• **Your objective**
Across the data below, how many lines have the word "unsigned" in them? Give the number and nothing else.

• **Record set**
══════

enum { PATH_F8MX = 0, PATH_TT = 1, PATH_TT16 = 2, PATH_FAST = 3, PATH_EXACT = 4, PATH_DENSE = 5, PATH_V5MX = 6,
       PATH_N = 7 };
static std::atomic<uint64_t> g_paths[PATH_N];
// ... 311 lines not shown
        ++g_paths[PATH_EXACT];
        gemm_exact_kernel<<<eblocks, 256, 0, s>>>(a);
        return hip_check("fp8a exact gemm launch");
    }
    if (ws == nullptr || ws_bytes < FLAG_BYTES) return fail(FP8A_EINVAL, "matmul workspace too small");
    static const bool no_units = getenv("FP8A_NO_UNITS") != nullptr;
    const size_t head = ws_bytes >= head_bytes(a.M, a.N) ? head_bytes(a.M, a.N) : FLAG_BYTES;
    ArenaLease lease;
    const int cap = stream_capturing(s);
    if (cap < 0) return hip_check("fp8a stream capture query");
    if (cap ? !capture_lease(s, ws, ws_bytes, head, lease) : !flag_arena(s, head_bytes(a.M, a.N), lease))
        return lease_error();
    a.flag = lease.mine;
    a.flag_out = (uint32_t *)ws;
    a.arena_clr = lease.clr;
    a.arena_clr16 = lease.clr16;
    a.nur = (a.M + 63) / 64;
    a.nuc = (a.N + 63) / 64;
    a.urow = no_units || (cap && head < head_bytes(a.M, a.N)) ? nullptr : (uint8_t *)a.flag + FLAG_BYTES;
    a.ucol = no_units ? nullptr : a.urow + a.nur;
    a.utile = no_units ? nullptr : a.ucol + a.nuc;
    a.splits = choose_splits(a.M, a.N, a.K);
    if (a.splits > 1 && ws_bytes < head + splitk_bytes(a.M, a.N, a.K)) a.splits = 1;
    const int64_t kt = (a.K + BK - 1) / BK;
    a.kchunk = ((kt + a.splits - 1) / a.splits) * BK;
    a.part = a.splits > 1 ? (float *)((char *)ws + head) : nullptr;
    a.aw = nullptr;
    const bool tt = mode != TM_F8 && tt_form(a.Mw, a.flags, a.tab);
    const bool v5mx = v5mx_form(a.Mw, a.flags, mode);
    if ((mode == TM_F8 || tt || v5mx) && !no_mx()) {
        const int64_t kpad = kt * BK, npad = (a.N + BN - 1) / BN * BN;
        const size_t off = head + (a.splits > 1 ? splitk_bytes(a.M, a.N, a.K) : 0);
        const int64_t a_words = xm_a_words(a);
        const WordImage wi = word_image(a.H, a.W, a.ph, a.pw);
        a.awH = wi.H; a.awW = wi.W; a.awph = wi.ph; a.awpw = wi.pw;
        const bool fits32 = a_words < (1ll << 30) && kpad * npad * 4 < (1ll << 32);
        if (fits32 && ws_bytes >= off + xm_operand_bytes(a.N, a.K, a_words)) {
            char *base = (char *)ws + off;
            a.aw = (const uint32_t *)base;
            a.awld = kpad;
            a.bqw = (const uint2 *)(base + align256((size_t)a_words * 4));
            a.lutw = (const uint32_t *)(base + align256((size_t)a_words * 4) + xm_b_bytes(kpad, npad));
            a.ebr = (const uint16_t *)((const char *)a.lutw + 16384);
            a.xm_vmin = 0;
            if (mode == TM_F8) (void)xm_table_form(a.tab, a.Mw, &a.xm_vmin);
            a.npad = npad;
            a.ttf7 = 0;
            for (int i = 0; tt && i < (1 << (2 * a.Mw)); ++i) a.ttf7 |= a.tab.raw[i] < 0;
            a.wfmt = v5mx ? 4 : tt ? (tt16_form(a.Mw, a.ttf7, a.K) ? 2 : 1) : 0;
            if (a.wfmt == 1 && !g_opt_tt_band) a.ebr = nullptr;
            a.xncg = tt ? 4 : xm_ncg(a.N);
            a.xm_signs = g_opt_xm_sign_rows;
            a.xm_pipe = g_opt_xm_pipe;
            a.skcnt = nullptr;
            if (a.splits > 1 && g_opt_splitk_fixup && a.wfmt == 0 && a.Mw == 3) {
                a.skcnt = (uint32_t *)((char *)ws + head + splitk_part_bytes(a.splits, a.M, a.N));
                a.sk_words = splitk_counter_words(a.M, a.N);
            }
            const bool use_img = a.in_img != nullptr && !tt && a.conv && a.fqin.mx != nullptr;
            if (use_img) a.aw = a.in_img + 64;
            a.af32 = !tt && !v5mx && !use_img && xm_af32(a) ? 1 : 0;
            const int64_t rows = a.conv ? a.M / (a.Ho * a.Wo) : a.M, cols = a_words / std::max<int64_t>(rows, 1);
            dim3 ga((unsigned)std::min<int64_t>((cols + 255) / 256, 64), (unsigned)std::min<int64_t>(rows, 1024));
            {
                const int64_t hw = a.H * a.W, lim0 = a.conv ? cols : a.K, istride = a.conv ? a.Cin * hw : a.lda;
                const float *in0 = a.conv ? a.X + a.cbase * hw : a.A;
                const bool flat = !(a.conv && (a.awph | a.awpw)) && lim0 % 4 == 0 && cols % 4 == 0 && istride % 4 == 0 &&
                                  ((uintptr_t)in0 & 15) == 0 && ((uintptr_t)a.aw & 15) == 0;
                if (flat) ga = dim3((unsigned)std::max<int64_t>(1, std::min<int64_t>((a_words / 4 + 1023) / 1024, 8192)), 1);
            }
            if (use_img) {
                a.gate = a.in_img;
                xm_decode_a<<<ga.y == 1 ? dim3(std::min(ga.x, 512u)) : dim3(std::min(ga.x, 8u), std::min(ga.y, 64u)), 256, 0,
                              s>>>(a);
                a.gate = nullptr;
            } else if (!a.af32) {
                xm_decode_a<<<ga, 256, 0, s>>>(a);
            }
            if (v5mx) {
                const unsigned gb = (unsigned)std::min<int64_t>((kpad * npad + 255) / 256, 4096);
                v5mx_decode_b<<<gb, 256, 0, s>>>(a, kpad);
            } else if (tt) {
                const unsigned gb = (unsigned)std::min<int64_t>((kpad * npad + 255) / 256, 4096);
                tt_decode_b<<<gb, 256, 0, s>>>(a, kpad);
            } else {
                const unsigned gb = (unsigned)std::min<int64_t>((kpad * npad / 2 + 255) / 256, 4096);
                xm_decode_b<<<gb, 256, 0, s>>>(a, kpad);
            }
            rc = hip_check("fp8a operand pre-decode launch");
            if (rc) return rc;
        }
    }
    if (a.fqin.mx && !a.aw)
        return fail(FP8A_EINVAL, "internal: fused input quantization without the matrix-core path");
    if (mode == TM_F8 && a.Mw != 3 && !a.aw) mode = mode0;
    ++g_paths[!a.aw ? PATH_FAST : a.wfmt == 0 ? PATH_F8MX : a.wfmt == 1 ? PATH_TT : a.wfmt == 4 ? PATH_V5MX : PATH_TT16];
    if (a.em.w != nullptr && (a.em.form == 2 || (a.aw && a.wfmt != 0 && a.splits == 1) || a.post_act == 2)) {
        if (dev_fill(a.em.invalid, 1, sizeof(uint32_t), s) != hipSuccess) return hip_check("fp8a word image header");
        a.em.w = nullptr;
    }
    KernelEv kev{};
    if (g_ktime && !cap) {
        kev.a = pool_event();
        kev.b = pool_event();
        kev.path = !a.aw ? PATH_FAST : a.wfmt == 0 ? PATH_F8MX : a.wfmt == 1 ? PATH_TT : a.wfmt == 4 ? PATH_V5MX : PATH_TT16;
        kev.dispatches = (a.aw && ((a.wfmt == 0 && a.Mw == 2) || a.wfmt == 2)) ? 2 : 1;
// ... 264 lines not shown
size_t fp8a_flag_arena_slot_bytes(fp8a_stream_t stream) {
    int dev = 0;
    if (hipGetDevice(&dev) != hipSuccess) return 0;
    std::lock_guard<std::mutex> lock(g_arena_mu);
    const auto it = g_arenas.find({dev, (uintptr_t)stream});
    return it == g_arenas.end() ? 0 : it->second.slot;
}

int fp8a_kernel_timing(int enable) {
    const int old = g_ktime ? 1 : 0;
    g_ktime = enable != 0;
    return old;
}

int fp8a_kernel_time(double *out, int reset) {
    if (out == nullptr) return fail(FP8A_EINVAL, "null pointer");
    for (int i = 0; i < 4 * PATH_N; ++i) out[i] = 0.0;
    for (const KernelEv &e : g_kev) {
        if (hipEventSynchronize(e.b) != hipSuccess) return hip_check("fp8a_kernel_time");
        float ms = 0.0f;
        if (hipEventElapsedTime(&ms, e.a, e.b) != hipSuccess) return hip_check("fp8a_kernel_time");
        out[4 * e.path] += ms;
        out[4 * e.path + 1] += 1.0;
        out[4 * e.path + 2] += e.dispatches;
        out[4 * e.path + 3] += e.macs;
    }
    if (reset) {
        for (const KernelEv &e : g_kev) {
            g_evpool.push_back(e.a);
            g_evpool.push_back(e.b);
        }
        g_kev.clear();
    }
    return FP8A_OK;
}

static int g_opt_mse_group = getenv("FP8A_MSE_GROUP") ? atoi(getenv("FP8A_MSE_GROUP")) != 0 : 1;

══════

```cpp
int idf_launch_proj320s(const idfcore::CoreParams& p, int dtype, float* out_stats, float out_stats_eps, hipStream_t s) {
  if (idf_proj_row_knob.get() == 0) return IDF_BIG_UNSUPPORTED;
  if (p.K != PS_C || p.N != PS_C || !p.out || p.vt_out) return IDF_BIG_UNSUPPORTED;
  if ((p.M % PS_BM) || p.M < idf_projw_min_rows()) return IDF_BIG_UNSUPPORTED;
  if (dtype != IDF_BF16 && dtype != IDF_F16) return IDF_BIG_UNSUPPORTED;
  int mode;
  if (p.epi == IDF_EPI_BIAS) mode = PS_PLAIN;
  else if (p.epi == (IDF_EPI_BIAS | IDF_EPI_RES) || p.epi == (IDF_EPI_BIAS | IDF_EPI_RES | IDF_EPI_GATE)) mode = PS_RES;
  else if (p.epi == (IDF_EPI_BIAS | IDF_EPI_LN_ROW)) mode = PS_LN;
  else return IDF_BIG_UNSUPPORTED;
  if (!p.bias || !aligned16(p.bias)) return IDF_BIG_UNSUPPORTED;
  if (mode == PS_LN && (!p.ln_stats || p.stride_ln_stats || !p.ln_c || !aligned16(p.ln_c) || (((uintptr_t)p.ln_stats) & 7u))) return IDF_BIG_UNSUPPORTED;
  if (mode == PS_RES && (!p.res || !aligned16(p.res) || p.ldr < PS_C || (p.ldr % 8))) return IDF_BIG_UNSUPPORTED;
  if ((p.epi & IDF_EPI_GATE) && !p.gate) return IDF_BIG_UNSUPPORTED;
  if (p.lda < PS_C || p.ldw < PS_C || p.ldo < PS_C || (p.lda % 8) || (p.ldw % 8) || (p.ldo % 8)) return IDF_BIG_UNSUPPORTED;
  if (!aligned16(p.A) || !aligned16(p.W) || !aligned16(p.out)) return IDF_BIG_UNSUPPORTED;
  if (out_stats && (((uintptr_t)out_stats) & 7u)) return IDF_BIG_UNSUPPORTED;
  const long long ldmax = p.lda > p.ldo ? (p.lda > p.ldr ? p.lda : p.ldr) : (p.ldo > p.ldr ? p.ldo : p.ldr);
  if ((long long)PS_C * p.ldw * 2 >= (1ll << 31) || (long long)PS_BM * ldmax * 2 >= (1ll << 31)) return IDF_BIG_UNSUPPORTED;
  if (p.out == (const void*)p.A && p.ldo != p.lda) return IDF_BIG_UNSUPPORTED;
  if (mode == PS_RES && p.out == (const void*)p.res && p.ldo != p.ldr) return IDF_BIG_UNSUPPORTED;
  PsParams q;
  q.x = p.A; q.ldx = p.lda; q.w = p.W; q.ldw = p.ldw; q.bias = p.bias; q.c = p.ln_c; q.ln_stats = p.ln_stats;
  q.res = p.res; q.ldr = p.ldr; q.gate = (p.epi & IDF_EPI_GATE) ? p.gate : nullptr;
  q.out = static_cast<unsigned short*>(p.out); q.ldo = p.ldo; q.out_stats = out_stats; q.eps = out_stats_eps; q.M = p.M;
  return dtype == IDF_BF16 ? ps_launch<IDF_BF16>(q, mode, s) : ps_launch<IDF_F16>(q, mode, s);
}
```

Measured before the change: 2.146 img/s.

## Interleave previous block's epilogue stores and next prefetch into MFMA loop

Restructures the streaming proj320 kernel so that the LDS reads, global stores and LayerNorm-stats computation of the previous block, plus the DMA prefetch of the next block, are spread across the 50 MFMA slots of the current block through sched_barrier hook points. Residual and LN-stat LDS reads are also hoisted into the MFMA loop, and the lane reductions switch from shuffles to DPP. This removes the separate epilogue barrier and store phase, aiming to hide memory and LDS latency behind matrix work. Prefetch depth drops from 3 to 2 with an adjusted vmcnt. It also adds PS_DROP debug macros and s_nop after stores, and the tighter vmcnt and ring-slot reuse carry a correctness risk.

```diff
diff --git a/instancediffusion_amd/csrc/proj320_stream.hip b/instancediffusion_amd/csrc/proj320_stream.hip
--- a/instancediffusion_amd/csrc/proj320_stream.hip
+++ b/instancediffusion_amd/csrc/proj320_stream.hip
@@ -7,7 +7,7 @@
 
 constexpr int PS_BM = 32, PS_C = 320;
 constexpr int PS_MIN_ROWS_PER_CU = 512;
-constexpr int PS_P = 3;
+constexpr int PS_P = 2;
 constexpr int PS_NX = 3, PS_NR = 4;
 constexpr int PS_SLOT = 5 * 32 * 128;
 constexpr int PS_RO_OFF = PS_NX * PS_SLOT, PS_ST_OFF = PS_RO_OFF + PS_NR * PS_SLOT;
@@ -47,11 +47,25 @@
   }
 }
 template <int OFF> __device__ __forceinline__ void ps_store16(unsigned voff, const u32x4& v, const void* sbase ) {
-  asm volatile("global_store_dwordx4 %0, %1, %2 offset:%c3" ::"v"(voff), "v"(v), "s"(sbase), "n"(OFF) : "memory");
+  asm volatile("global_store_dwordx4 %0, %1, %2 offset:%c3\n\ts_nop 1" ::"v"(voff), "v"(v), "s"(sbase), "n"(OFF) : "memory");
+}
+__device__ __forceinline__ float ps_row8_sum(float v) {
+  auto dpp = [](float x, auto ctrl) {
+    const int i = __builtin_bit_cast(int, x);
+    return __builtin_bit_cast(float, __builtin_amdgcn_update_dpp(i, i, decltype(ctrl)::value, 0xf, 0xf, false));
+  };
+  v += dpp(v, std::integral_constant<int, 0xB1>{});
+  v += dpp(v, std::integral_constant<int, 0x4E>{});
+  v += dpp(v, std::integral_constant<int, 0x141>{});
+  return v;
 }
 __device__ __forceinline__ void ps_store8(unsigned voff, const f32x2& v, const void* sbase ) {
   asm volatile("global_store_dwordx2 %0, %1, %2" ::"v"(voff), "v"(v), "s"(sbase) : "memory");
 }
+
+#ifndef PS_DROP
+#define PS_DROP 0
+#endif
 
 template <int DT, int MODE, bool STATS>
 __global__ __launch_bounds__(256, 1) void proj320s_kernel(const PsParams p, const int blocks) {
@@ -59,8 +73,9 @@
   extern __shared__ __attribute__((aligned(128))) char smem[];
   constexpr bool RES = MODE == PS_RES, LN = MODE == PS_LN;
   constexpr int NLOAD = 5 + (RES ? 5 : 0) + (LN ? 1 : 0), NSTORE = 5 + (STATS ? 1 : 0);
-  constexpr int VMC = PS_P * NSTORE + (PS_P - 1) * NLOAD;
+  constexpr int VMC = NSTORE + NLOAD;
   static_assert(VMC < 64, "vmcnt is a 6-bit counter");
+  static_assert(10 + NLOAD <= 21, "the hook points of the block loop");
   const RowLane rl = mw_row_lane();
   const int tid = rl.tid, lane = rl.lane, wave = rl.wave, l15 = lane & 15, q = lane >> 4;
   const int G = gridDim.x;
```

══════

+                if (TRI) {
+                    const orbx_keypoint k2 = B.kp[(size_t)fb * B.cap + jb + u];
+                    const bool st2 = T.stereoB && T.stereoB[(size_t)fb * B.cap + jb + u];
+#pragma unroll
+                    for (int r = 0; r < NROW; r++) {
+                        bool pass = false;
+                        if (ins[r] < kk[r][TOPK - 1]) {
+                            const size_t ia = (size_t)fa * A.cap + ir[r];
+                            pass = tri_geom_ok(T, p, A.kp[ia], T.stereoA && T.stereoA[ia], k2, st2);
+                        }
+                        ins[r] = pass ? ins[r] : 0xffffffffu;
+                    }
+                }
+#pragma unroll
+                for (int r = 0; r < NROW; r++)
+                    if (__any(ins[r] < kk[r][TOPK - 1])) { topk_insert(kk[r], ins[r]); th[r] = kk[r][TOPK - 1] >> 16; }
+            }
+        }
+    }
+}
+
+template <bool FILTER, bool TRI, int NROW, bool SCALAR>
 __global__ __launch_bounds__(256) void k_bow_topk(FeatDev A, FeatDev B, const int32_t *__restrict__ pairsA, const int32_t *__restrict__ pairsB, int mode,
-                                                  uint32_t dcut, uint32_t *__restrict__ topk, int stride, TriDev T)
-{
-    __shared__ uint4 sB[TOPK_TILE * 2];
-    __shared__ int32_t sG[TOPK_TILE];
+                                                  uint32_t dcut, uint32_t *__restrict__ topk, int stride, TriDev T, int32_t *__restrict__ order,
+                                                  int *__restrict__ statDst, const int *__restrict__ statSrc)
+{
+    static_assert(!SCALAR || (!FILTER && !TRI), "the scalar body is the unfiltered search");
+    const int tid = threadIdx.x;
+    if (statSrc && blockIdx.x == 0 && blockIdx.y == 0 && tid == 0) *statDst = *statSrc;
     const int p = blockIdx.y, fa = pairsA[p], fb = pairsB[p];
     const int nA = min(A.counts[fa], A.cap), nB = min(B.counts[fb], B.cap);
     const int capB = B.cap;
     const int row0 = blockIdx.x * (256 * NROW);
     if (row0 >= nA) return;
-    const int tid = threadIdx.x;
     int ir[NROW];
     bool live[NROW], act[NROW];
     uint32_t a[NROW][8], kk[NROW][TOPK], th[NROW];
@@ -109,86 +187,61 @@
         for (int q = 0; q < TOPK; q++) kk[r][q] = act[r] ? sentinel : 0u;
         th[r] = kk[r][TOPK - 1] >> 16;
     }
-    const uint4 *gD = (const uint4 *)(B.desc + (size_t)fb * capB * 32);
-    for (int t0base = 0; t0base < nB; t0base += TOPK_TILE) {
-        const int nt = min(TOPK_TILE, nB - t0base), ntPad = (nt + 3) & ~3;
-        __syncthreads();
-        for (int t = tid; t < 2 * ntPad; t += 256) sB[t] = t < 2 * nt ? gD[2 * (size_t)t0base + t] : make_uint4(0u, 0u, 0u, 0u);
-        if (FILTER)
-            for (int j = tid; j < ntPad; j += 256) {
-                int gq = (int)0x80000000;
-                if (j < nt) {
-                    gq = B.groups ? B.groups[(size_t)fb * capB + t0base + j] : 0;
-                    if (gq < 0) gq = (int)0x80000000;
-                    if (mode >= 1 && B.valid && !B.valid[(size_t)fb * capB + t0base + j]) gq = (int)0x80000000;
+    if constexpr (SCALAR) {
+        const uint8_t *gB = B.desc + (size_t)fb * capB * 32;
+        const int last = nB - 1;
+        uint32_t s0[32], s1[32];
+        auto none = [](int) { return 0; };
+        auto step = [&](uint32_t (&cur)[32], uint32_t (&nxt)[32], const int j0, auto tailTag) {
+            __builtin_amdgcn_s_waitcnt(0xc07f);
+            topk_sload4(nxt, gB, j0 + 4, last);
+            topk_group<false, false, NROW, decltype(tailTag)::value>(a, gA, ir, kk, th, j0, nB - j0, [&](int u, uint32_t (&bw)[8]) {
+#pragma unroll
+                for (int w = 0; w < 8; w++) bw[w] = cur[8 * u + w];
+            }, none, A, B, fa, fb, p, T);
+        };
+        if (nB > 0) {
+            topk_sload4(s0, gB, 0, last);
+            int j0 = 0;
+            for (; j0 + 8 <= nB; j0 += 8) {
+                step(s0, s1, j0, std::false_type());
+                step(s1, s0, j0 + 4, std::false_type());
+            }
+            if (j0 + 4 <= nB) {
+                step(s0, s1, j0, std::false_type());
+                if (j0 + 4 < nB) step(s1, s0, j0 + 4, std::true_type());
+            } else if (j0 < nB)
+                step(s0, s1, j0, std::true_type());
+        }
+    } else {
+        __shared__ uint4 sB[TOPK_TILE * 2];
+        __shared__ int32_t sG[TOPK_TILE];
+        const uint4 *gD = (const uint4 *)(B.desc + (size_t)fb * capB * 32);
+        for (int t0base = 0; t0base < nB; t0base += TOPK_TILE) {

══════

• **Completed task**
8